+++ Records for this task

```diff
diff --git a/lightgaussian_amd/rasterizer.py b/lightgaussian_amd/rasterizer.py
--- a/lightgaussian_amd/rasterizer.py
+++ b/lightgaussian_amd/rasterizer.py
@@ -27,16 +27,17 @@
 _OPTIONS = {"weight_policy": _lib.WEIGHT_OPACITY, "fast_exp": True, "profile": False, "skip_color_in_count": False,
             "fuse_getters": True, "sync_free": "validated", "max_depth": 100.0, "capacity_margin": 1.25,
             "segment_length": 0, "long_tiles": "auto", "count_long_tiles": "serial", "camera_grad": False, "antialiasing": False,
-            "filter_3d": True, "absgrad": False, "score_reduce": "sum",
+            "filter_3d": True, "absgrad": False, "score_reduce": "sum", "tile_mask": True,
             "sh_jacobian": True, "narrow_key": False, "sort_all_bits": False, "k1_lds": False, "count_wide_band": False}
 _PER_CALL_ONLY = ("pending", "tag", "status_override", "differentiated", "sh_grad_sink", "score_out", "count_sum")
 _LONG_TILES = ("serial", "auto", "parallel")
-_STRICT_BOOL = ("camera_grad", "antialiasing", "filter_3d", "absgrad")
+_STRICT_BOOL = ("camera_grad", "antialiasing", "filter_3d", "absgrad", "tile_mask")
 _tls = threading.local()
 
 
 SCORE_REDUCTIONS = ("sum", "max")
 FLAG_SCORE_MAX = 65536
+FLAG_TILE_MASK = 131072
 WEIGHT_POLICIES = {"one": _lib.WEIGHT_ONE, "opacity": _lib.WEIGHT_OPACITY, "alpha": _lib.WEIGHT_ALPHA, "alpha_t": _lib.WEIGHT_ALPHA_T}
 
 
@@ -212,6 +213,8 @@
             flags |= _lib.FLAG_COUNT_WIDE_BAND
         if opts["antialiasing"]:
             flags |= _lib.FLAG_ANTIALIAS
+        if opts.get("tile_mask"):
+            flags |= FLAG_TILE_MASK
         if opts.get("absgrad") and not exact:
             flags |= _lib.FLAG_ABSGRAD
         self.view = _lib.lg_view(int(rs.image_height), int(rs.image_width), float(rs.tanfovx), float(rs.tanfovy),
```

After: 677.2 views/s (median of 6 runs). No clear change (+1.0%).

++++++

▶ Prompt
Given the listing, work out the number of lines in which the word "False" is found, and supply only that number.

▶ Result for this exercise
5